Quantum Computer - Relation To Computational Complexity Theory

Relation To Computational Complexity Theory

The class of problems that can be efficiently solved by quantum computers is called BQP, for "bounded error, quantum, polynomial time". Quantum computers only run probabilistic algorithms, so BQP on quantum computers is the counterpart of BPP ("bounded error, probabilistic, polynomial time") on classical computers. It is defined as the set of problems solvable with a polynomial-time algorithm, whose probability of error is bounded away from one half. A quantum computer is said to "solve" a problem if, for every instance, its answer will be right with high probability. If that solution runs in polynomial time, then that problem is in BQP.

BQP is contained in the complexity class #P (or more precisely in the associated class of decision problems P#P), which is a subclass of PSPACE.

BQP is suspected to be disjoint from NP-complete and a strict superset of P, but that is not known. Both integer factorization and discrete log are in BQP. Both of these problems are NP problems suspected to be outside BPP, and hence outside P. Both are suspected to not be NP-complete. There is a common misconception that quantum computers can solve NP-complete problems in polynomial time. That is not known to be true, and is generally suspected to be false.

The capacity of a quantum computer to accelerate classical algorithms has rigid limits — upper bounds of quantum computation's complexity. The overwhelming part of classical calculations cannot be accelerated on a quantum computer. A similar fact takes place for particular computational tasks, like the search problem, for which Grover's algorithm is optimal.

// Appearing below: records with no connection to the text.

class Graph:

    def __init__(self, graph_data=None, _handle=None):
        self._h = ctypes.c_void_p()
        if _handle is not None:
            self._h = _handle
        else:
            graph_data = bytes(graph_data)
            st = GwStatus()
            rc = lib().gwb_graph_load(graph_data, len(graph_data), ctypes.byref(self._h), ctypes.byref(st))
            _check(rc, st)
        info = GraphInfo()
        lib().gwb_graph_info(self._h, ctypes.byref(info))
        for name, _ in GraphInfo._fields_:
            setattr(self, name, int(getattr(info, name)))

    def close(self):
        if getattr(self, "_h", None) and _lib is not None:
            _lib.gwb_graph_free(self._h)
            self._h = None

    __del__ = close

    @classmethod
    def from_blob(cls, blob):
        blob = bytes(blob)
        h, st = ctypes.c_void_p(), GwStatus()
        rc = lib().gwb_graph_import(blob, len(blob), ctypes.byref(h), ctypes.byref(st))
        _check(rc, st)
        return cls(_handle=h)

    def op_histogram(self):
        h = (ctypes.c_uint64 * 24)()
        if lib().gwb_graph_op_histogram(self._h, h, 24) != 0:
            raise WitnessCalcError("gwb_graph_op_histogram failed")
        names = ["Mul", "Div", "Add", "Sub", "Pow", "Idiv", "Mod", "Eq", "Neq", "Lt", "Gt", "Leq", "Geq", "Land", "Lor", "Shl", "Shr", "Bor", "Band", "Bxor",
                 "Neg", "TernCond", "Input", "Const"]
        return dict(sorted(((nm, int(h[i])) for i, nm in enumerate(names) if h[i]), key=lambda kv: -kv[1]))

    def export_blob(self, tile_width):
        out, n, st = ctypes.c_void_p(), ctypes.c_size_t(), GwStatus()
        rc = lib().gwb_graph_export(self._h, tile_width, ctypes.byref(out), ctypes.byref(n), ctypes.byref(st))
        _check(rc, st)
        data = ctypes.string_at(out.value, n.value)
        _libc.free(out)
        return data

    def serialize(self):
        out, n, st = ctypes.c_void_p(), ctypes.c_size_t(), GwStatus()
        rc = lib().gwb_graph_serialize(self._h, ctypes.byref(out), ctypes.byref(n), ctypes.byref(st))
        _check(rc, st)
        data = ctypes.string_at(out.value, n.value)
        _libc.free(out)
        return data

    def pick_tile_width(self, batch):
        key = int(lib().gwb_graph_pick_tile_width(self._h, batch))
        if key == 0:
            raise WitnessCalcError("gwb_graph_pick_tile_width failed")
        return key

    def set_tile_width(self, t):
        if lib().gwb_set_tile_width(self._h, t) != 0:
            raise WitnessCalcError("tile width must be 0 or a power of two in 1..64")

    def inputs_from_json(self, inputs_json):
        if isinstance(inputs_json, str):
            inputs_json = inputs_json.encode("utf-8")
        row = np.zeros((self.n_inputs, 32), dtype=np.uint8)
        st = GwStatus()
        rc = lib().gwb_inputs_from_json(self._h, inputs_json, row.ctypes.data, ctypes.byref(st))
        _check(rc, st)
        return row

    def inputs_from_json_batch(self, text):
        if isinstance(text, str):
            text = text.encode("utf-8")
        n = ctypes.c_size_t()
        st = GwStatus()
        lib().gwb_inputs_from_json_batch(self._h, text, len(text), None, 0, ctypes.byref(n), ctypes.byref(st))
        msg = _take_status(st)
        if "rows buffer too small" not in msg and msg:
            raise WitnessCalcError(msg)
        rows = np.zeros((n.value, self.n_inputs, 32), dtype=np.uint8)
        st = GwStatus()
        rc = lib().gwb_inputs_from_json_batch(self._h, text, len(text), rows.ctypes.data, n.value, ctypes.byref(n), ctypes.byref(st))
        _check(rc, st)
        return rows

    def json_to_wtns(self, text, path_pattern, first_index=0, with_status=True):
        if isinstance(text, str):
            text = text.encode("utf-8")
        n = ctypes.c_size_t()
        cap = max(1, text.count(b"\n") + 1, text.count(b"{"))
        status = np.zeros(cap, dtype=np.uint32)
        es, st = E2eStats(), GwStatus()
        rc = lib().gwb_calc_witness_json_to_wtns(self._h, text, len(text), path_pattern.encode(), first_index, ctypes.byref(n),
                                                  status.ctypes.data if with_status else None, cap if with_status else 0,
                                                  ctypes.byref(es), ctypes.byref(st))
        _check(rc, st)
        return status[:n.value], {k: getattr(es, k) for k, _ in E2eStats._fields_}

    def calc_witness_batch(self, inputs, out=None):
        inputs = np.ascontiguousarray(inputs, dtype=np.uint8)
        b = inputs.shape[0]
        assert inputs.shape[1:] == (self.n_inputs, 32), inputs.shape
        if out is None:
            wit = np.empty((b, self.n_witness, 32), dtype=np.uint8)
        else:
            wit = out
            assert wit.dtype == np.uint8 and wit.shape == (b, self.n_witness, 32) and wit.flags["C_CONTIGUOUS"]
        status = np.zeros(b, dtype=np.uint32)
        st = GwStatus()
        rc = lib().gwb_calc_witness_batch_host(self._h, inputs.ctypes.data, b, wit.ctypes.data, status.ctypes.data,
                                               ctypes.byref(st))
        _check(rc, st)
        return wit, status

    def calc_witness_batch_device(self, d_inputs, d_witness, d_status, stream=None, montgomery=False, done_event=None):
        import torch
        b = d_inputs.shape[0]
        assert d_inputs.is_cuda and d_witness.is_cuda and d_status.is_cuda
        assert d_inputs.is_contiguous() and d_witness.is_contiguous() and d_status.is_contiguous()
        assert tuple(d_inputs.shape[1:]) == (self.n_inputs, 32) and tuple(d_witness.shape) == (b, self.n_witness, 32)
        s = stream if stream is not None else torch.cuda.current_stream()
        st = GwStatus()
        if montgomery or done_event is not None:
            if done_event is not None:
                done_event.record(s)
            h = Handoff(ctypes.sizeof(Handoff), FORM_MONTGOMERY if montgomery else FORM_CANONICAL, s.cuda_stream,
                        done_event.cuda_event if done_event is not None else None)
            rc = lib().gwb_calc_witness_batch_handoff(self._h, d_inputs.data_ptr(), b, d_witness.data_ptr(), d_status.data_ptr(),
                                                      ctypes.byref(h), ctypes.byref(st))
        else:
            rc = lib().gwb_calc_witness_batch_device(self._h, d_inputs.data_ptr(), b, d_witness.data_ptr(),
                                                     d_status.data_ptr(), s.cuda_stream, ctypes.byref(st))
        _check(rc, st)

    def timing_history(self, max_launches):
        a = np.zeros(max_launches, dtype=np.float32)
        b = np.zeros(max_launches, dtype=np.float32)
        n = ctypes.c_size_t(0)
        if lib().gwb_timing_history(self._h, max_launches, a.ctypes.data, b.ctypes.data, ctypes.byref(n)) != 0:
            raise WitnessCalcError("gwb_timing_history failed")
        return a[:n.value], b[:n.value]

    def profile_classes(self, d_inputs, d_witness, d_status):
        out = np.zeros(96, dtype=np.uint64)
        st = GwStatus()
        rc = lib().gwb_profile_classes(self._h, d_inputs.data_ptr(), d_inputs.shape[0], d_witness.data_ptr(),
                                       d_status.data_ptr(), out.ctypes.data, ctypes.byref(st))
        _check(rc, st)
        names = ["INPUT", "MUL", "LIN", "DIV", "CMPZ", "CMPS", "BIT", "IDIVMOD", "TERN", "DIVREQ", "DIVGET", "MULQ"]
        res = {n: tuple(int(x) for x in out[4 * i:4 * i + 4]) for i, n in enumerate(names)}
        res["MULF"] = tuple(int(x) for x in out[64:68])
        res["SCAN"] = tuple(int(x) for x in out[68:72])
        res["_scan_kinds"] = {k: tuple(int(x) for x in out[72 + 4 * i:76 + 4 * i]) for i, k in enumerate(("carry", "division", "convolution", "borrow", "comparison"))}
        res["_sections"] = {"MUL": tuple(int(x) for x in out[48:54]), "LIN": tuple(int(x) for x in out[56:62])}
        res["_issue_part"] = {"MUL": int(out[92]), "LIN": int(out[93])}
        res["_pack"] = {"cycles": int(out[94]), "passes": int(out[95])}
        n = int(out[63])
        res["_waves"] = {"n": n, "max_cycles": int(out[54]), "min_cycles": (1 << 40) - int(out[55]) if n else 0,
                         "mean_cycles": int(out[62]) // n if n else 0}
        return res

    def wave_census(self, d_inputs, d_witness, d_status):
        out = np.zeros(3 * 8192, dtype=np.uint64)
        st = GwStatus()
        rc = lib().gwb_wave_census(self._h, d_inputs.data_ptr(), d_inputs.shape[0], d_witness.data_ptr(),
                                   d_status.data_ptr(), out.ctypes.data, out.size, ctypes.byref(st))
        _check(rc, st)
        rec = out.reshape(-1, 3)
        idx = [i for i in range(rec.shape[0]) if rec[i, 1]]
        res = []
        for i in idx:
            w0 = int(rec[i, 0])
            role, wpw = (w0 >> 40) & 255, (w0 >> 48) & 255
            res.append({"workgroup": i // wpw, "wave": i % wpw, "xcc": (w0 >> 32) & 15, "se": (w0 >> 13) & 7, "sh": (w0 >> 12) & 1, "cu": (w0 >> 8) & 15, "simd": (w0 >> 4) & 3,
                        "divider": role & 1, "stream": (role >> 1) & 7, "has_tile": (role >> 4) & 1, "start": int(rec[i, 1]), "end": int(rec[i, 2])})
        return res

    def program_stats(self, key=0):
        ps = ProgramStats()
        if lib().gwb_program_stats(self._h, key, ctypes.byref(ps)) != 0:
            raise WitnessCalcError("gwb_program_stats: no such program")
        n = ps.n_classes
        return {"tile_width": ps.tile_width, "divider": ps.divider, "streams": ps.streams, "n_bundles": ps.n_bundles,
                "n_fused_nodes": ps.n_fused_nodes, "n_scan_steps": ps.n_scan_steps, "n_conv_products": ps.n_conv_products, "chain_floor_cycles": ps.chain_floor_cycles, "model_wave_cycles": ps.model_wave_cycles, "lanes_active_mean": ps.lanes_active_mean, "values_per_bundle_mean": ps.values_per_bundle_mean,
                "class_bundles": {CLASS_NAMES[c]: int(ps.class_bundles[c]) for c in range(n) if ps.class_bundles[c]},
                "class_nodes": {CLASS_NAMES[c]: int(ps.class_nodes[c]) for c in range(n) if ps.class_nodes[c]}}

    def pack_schedule(self, key):
        return _pack_schedule(lambda *a: lib().gwb_pack_schedule(self._h, key, *a))

    def last_timing(self):
        t = Timing()
        if lib().gwb_last_timing(self._h, ctypes.byref(t)) != 0:
            raise WitnessCalcError("gwb_last_timing failed")
        return {n: getattr(t, n) for n, _ in Timing._fields_}
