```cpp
extern "C" int bm_stack_stats_colwise(const float* const* rows, int k, int64_t d, float* avg_out, float* byz_out,
                                      float scale, int attack_kind, int rule_op, int rule_f, int n_byz,
                                      float* defense_out, double* out6, void* ws, void* stream) {
  using namespace bm;
  const int n = k + n_byz;
  if (rows == nullptr || out6 == nullptr || ws == nullptr || k < 1 || n_byz < 1 || n > BM_MAX_ROWS || d < 0 ||
      !is_identical_attack(attack_kind) || (attack_kind & BM_ATTACK_DIRECTION) != 0 || !is_column_rule(rule_op) ||
      (rule_op != BM_OP_MEDIAN && (rule_f < 0 || n < 2 * rule_f + 1)) ||
      (d > 0 && (avg_out == nullptr || byz_out == nullptr || defense_out == nullptr)))
    return BM_EINVAL;
  hipStream_t s = static_cast<hipStream_t>(stream);
  const int vec = Alignment().of(avg_out).of(byz_out).of(defense_out).of(rows, k).vec();
  const bool fused = fused_rule_shape(k, n_byz) && vec == 4 && d % 4 == 0 && d > 0 && d <= kMaxColsPerLaunch &&
                     tuning().step_stream != 1;
  if (fused) {
    double* partial = static_cast<double*>(ws);
    StepArgs pass{make_step_table(rows, k, nullptr, k), k, k, 0, 0.0f, 1.0f, nullptr, nullptr, avg_out, byz_out, scale,
                  attack_kind, partial, nullptr, s};
    pass.nomom = true;
    int nparts = 0;
    const int rc = for_body_and_tail<4>(Tail::kOwnLaunch, vec, d, kStepBlock, caps_of(kStepPieceCap), [&](auto width, Span& sp) {
      if constexpr (decltype(width)::value == 4)
        return launch_fused_rule_any(rule_op, n_byz, rule_f, defense_out, pass.at(sp));
      else
        return BM_EINVAL;
    }, &nparts);
    if (rc != 0) return rc;
    hipLaunchKernelGGL(step_finish_kernel, dim3(1), dim3(kFinishThreads), 0, s, partial, nparts, out6);
    BM_LAUNCH_CHECK();
    return 0;
  }
  int rc = stack_stats_plain(rows, k, d, avg_out, byz_out, scale, attack_kind, out6, ws, stream);
  if (rc != 0 || d == 0) return rc;
  const float* all[BM_MAX_ROWS];
  for (int i = 0; i < k; ++i) all[i] = rows[i];
  for (int i = k; i < n; ++i) all[i] = byz_out;
  return bm_colwise(rule_op, all, n, d, rule_f, defense_out, stream);
}

extern "C" int bm_stack_stats_sqdist(const float* const* rows, int k, int64_t d, int64_t d_total, float* avg_out,
                                     float* byz_out, float scale, int attack_kind, int n_byz, double* sq_nxn,
                                     double* out6, void* ws, void* ws_pair, void* stream) {
  using namespace bm;
  const int n = k + n_byz;
  if (rows == nullptr || out6 == nullptr || ws == nullptr || ws_pair == nullptr || sq_nxn == nullptr || k < 1 ||
      n_byz < 1 || n > BM_MAX_ROWS || d < 0 || d_total < d ||
      !is_identical_attack(attack_kind) || (attack_kind & BM_ATTACK_DIRECTION) != 0 ||
      (d > 0 && (avg_out == nullptr || byz_out == nullptr)))
    return BM_EINVAL;
  hipStream_t s = static_cast<hipStream_t>(stream);
  const float* all[BM_MAX_ROWS];
  for (int i = 0; i < k; ++i) all[i] = rows[i];
  for (int i = k; i < n; ++i) all[i] = byz_out;
  const int vec = Alignment().of(avg_out).of(byz_out).of(rows, k).vec();
  const int cus = compute_units();
  const bool fused = nomom_shape(k, n_byz) && vec == 4 && d % 4 == 0 && d <= kMaxColsPerLaunch &&
                     tuning().step_stream != 1 && tuning().pair_mode == 0 && tuning().pair_planes != 3 &&
                     burst_ready(d / 4, cus);
  if (!fused) {
    int rc = stack_stats_plain(rows, k, d, avg_out, byz_out, scale, attack_kind, out6, ws, stream);
    if (rc != 0) return rc;
    return bm_pairwise_sqdist_shard(all, n, d, d_total, sq_nxn, ws_pair, stream);
  }
  double* partial = static_cast<double*>(ws);
  StepArgs pass{make_step_table(rows, k, nullptr, k), k, k, 0, 0.0f, 1.0f, nullptr, nullptr, avg_out, byz_out, scale,
                attack_kind, partial, nullptr, s};
  pass.nomom = true;
  int nparts = 0;
  const int rc = for_body_and_tail<4>(Tail::kOwnLaunch, vec, d, kStepBlock, caps_of(kStepPieceCap), [&](auto width, Span& sp) {
    if constexpr (decltype(width)::value == 4)
      return launch_momentum_gram(pass.at(sp), cus, ws_pair);
    else
      return BM_EINVAL;
  }, &nparts);
  if (rc != 0) return rc;
  hipLaunchKernelGGL(step_finish_kernel, dim3(1), dim3(kFinishThreads), 0, s, partial, nparts, out6);
  BM_LAUNCH_CHECK();
  return pairwise_from_gram_partials(all, n, k + 1, cus, d, sq_nxn, ws_pair, s);
}

static int multi_fma3_launch(float* const* out, const float* const* p, const float* const* q, int k, int64_t d, float a,
                             float b, const float* p_scale, const double* b_dev, void* stream) {
  using namespace bm;
  if (out == nullptr || p == nullptr || q == nullptr || k < 1 || k > BM_MAX_ROWS || d < 0) return BM_EINVAL;
  if (d == 0) return 0;
  hipStream_t s = static_cast<hipStream_t>(stream);
  Fma3Table tab{};
  for (int i = 0; i < k; ++i) {
    tab.out[i] = out[i];
    tab.p[i] = p[i];
    tab.q[i] = q[i];
  }
  const int vec = Alignment().of(out, k).of(p, k).of(q, k).vec();
  return for_body_and_tail<4>(Tail::kOwnLaunch, vec, d, kStepBlock, caps_of(2048), [&](auto width, const Span& sp) {
    hipLaunchKernelGGL(multi_fma3_kernel<decltype(width)::value>, dim3(sp.grid, k), dim3(kStepBlock), 0, s,
                       tab.advanced(sp.first), sp.count, a, b, p_scale, b_dev);
    BM_LAUNCH_CHECK();
    return 0;
  });
}

extern "C" int bm_multi_fma3(float* const* out, const float* const* p, const float* const* q, int k, int64_t d,
                             float a, float b, const float* p_scale, void* stream) {
  return multi_fma3_launch(out, p, q, k, d, a, b, p_scale, nullptr, stream);
}

extern "C" int bm_multi_fma3_bdev(float* const* out, const float* const* p, const float* const* q, int k, int64_t d,
                                  float a, const double* b_dev, const float* p_scale, void* stream) {
  if (b_dev == nullptr) return BM_EINVAL;
  return multi_fma3_launch(out, p, q, k, d, a, 0.0f, p_scale, b_dev, stream);
}

extern "C" int bm_multi_scale(float* const* y, int k, int64_t d, const float* factors, void* stream) {
  using namespace bm;
  if (y == nullptr || factors == nullptr || k < 1 || k > BM_MAX_ROWS || d < 0) return BM_EINVAL;
  if (d == 0) return 0;
  hipStream_t s = static_cast<hipStream_t>(stream);
  ScaleTable tab{};
  for (int i = 0; i < k; ++i) tab.y[i] = y[i];
  const int vec = Alignment().of(y, k).vec();
  return for_body_and_tail<4>(Tail::kOwnLaunch, vec, d, kStepBlock, caps_of(2048), [&](auto width, const Span& sp) {
    hipLaunchKernelGGL(multi_scale_kernel<decltype(width)::value>, dim3(sp.grid, k), dim3(kStepBlock), 0, s,
// ... 15 lines not shown
```

### byzantinemomentum_amd/csrc/step_call.hip

```cpp
#include "bm_common.h"

namespace bm {

constexpr int kStatSums = 26;
constexpr int kStatMaxes = 4;
constexpr int kStatSlots = 32;
static_assert(kStatSums + kStatMaxes <= kStatSlots, "statistics vector layout");

struct StepScalars {
  double out6[6];
  double study[BM_STUDY_SLOTS];
  double rowsq[BM_MAX_ROWS];
  double mine[kStatSlots];
  double all[kStatSlots * BM_MAX_ROWS];
  float clipf[BM_MAX_ROWS];
};

__global__ void step_pack_kernel(StepScalars* sc, int has_attack, int has_past, int has_l2, double* __restrict__ direct_out) {
  if (threadIdx.x != 0) return;
  double* m = sc->mine;
  const double* st = sc->study;
  for (int i = 0; i < kStatSlots; ++i) m[i] = 0.0;
  m[0] = sc->out6[0];
  m[1] = sc->out6[1];
// ... 21 lines not shown
  const int slot = threadIdx.x;
  if (slot >= kStatSlots) return;
  double acc = all[slot];
  bool nan = acc != acc;
  for (int r = 1; r < nranks; ++r) {
    const double v = all[r * kStatSlots + slot];
    if (slot < kStatSums) {
      acc += v;
    } else {
      nan |= (v != v);
      acc = v > acc ? v : acc;
    }
  }
  out[slot] = (slot >= kStatSums && nan) ? __builtin_nan("") : acc;
}

struct StepLayout {
  int64_t scalars, ws_step, ws_study, ws_dot, ws_rule, total;
};

static StepLayout step_layout(int n, int64_t d) {
  StepLayout l;
  auto up = [](int64_t v) { return (v + 255) / 256 * 256; };
  int64_t off = 0;
  l.scalars = off;
  off += up((int64_t)sizeof(StepScalars));
  l.ws_step = off;
  off += up(bm_workspace_bytes(BM_WS_STEP, 1, d));
  l.ws_study = off;
  off += up(bm_workspace_bytes(BM_WS_STUDY, 1, d));
  l.ws_dot = off;
  off += up(bm_workspace_bytes(BM_WS_DOT, 1, d));
  l.ws_rule = off;
  off += up(bm_sharded_workspace_bytes(n, d));
  l.total = off;
  return l;
}

}

extern "C" int bm_step_stats_count(void) { return bm::kStatSlots; }

extern "C" int64_t bm_step_workspace_bytes(int n, int64_t d_local) {
  if (n < 1 || n > BM_MAX_ROWS || d_local < 0) return BM_EINVAL;
  return bm::step_layout(n, d_local).total;
}
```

Although quantum computers may be faster than classical computers, those described above can't solve any problems that classical computers can't solve, given enough time and memory (however, those amounts might be practically infeasible). A Turing machine can simulate these quantum computers, so such a quantum computer could never solve an undecidable problem like the halting problem. The existence of "standard" quantum computers does not disprove the Church–Turing thesis. It has been speculated that theories of quantum gravity, such as M-theory or loop quantum gravity, may allow even faster computers to be built. Currently, defining computation in such theories is an open problem due to the problem of time, i.e. there currently exists no obvious way to describe what it means for an observer to submit input to a computer and later receive output.